[Records supplied — start]

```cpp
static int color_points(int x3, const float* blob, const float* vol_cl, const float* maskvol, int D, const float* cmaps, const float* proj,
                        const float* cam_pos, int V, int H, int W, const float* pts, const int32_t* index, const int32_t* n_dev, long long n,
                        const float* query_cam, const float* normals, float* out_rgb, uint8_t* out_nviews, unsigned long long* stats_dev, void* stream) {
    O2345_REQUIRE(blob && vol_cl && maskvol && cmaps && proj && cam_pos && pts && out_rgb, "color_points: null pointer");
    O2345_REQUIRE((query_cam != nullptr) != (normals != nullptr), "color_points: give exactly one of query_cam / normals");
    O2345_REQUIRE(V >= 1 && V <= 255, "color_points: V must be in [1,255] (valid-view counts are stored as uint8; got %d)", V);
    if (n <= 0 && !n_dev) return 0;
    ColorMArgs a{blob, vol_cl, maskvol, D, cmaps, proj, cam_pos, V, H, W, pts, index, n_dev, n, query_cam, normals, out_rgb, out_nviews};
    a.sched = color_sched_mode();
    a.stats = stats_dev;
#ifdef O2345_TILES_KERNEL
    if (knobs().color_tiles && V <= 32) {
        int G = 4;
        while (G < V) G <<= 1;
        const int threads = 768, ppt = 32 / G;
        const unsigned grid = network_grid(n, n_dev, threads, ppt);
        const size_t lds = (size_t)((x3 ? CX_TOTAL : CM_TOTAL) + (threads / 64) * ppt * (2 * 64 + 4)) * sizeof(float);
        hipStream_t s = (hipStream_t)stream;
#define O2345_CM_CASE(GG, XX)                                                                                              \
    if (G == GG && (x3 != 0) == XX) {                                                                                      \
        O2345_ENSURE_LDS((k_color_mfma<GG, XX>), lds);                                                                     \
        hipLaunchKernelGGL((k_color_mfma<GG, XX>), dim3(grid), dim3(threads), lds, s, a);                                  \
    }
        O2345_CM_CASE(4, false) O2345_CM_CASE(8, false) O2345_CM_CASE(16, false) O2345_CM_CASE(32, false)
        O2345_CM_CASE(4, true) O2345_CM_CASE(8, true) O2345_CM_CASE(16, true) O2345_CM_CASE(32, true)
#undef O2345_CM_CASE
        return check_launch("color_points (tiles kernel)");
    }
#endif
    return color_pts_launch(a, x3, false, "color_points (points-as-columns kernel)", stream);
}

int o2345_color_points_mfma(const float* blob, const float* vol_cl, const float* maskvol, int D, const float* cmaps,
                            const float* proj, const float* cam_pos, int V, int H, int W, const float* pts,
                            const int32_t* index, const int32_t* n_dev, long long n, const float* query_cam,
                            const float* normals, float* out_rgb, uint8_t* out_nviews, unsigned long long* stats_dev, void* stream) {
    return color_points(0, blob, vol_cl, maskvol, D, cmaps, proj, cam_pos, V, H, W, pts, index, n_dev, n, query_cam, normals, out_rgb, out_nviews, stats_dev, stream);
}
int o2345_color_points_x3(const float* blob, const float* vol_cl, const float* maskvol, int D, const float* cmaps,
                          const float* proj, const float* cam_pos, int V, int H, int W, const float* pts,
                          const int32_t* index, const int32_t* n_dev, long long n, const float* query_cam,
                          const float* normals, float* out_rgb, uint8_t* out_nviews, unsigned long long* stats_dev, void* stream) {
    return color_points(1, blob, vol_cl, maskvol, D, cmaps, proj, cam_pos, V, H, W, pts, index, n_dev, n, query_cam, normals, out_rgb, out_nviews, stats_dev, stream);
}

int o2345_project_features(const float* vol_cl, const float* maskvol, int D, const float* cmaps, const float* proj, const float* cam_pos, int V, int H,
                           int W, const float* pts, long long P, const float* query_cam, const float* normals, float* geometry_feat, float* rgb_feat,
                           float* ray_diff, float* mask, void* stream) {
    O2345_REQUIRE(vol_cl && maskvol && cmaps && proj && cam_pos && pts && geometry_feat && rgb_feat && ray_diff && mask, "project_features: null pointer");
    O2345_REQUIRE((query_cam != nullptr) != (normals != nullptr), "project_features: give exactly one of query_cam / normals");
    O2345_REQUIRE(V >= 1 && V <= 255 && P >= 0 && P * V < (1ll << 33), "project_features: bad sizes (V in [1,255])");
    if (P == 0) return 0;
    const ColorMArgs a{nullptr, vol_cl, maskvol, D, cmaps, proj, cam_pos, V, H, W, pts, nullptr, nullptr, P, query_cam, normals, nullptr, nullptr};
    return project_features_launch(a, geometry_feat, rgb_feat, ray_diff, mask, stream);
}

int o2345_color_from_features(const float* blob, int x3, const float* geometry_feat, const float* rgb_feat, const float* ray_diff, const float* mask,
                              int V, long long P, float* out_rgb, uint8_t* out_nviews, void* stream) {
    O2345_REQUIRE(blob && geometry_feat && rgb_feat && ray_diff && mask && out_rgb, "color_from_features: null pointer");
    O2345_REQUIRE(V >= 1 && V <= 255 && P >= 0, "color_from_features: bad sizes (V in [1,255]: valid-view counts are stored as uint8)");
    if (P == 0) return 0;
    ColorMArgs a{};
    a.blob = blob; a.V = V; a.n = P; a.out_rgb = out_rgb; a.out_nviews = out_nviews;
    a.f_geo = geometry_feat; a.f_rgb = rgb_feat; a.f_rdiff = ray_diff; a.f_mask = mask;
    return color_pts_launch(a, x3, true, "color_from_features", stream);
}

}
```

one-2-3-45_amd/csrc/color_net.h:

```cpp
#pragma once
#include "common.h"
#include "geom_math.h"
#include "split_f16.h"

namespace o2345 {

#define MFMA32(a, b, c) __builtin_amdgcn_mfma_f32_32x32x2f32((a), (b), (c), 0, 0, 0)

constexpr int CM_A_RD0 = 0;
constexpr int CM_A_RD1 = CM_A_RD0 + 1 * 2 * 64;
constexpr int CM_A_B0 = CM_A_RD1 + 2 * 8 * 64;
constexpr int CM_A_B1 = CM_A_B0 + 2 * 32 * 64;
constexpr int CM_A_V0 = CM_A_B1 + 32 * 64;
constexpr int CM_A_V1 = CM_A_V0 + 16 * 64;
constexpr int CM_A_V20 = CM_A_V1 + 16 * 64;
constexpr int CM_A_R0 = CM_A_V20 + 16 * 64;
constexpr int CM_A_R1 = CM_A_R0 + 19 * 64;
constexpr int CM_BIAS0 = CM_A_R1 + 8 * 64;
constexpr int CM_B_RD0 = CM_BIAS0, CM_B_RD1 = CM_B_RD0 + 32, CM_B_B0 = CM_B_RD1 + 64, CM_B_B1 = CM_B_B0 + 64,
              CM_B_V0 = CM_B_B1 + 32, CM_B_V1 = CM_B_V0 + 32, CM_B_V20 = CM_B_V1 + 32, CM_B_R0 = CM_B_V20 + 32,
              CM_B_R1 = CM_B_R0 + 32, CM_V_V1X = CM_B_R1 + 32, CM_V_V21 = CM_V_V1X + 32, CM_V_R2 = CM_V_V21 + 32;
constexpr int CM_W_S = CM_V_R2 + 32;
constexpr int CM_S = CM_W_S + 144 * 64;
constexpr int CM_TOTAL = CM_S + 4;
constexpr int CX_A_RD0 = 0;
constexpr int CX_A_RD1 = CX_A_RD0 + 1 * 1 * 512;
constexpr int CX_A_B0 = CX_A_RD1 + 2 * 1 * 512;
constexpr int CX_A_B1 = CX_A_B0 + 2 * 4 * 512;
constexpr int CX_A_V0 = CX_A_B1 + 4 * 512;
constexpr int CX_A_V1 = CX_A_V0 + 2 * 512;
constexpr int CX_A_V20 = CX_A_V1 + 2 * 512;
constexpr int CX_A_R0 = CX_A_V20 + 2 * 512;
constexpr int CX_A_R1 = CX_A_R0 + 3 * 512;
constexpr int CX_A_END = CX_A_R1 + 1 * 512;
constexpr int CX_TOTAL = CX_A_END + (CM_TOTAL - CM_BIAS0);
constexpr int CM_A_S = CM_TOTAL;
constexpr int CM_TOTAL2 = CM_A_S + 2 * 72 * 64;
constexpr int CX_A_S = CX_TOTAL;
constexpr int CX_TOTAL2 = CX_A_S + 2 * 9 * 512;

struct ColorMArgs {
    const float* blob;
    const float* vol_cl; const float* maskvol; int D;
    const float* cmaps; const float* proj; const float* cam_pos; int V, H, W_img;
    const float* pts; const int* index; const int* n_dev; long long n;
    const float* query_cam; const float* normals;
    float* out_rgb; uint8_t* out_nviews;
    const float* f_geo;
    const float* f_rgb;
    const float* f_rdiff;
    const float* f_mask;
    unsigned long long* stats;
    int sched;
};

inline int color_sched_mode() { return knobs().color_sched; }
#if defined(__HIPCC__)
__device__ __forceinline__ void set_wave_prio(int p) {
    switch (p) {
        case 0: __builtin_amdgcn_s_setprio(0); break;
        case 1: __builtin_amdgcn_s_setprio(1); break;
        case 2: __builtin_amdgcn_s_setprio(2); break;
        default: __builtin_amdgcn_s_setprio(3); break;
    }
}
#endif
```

[Records supplied — finish]

## Brief
Whenever the word "threads" appears in a line of the listing, copy out that line.

## Answer for this exercise
        const int threads = 768, ppt = 32 / G;
        const unsigned grid = network_grid(n, n_dev, threads, ppt);
        const size_t lds = (size_t)((x3 ? CX_TOTAL : CM_TOTAL) + (threads / 64) * ppt * (2 * 64 + 4)) * sizeof(float);
        hipLaunchKernelGGL((k_color_mfma<GG, XX>), dim3(grid), dim3(threads), lds, s, a);                                  \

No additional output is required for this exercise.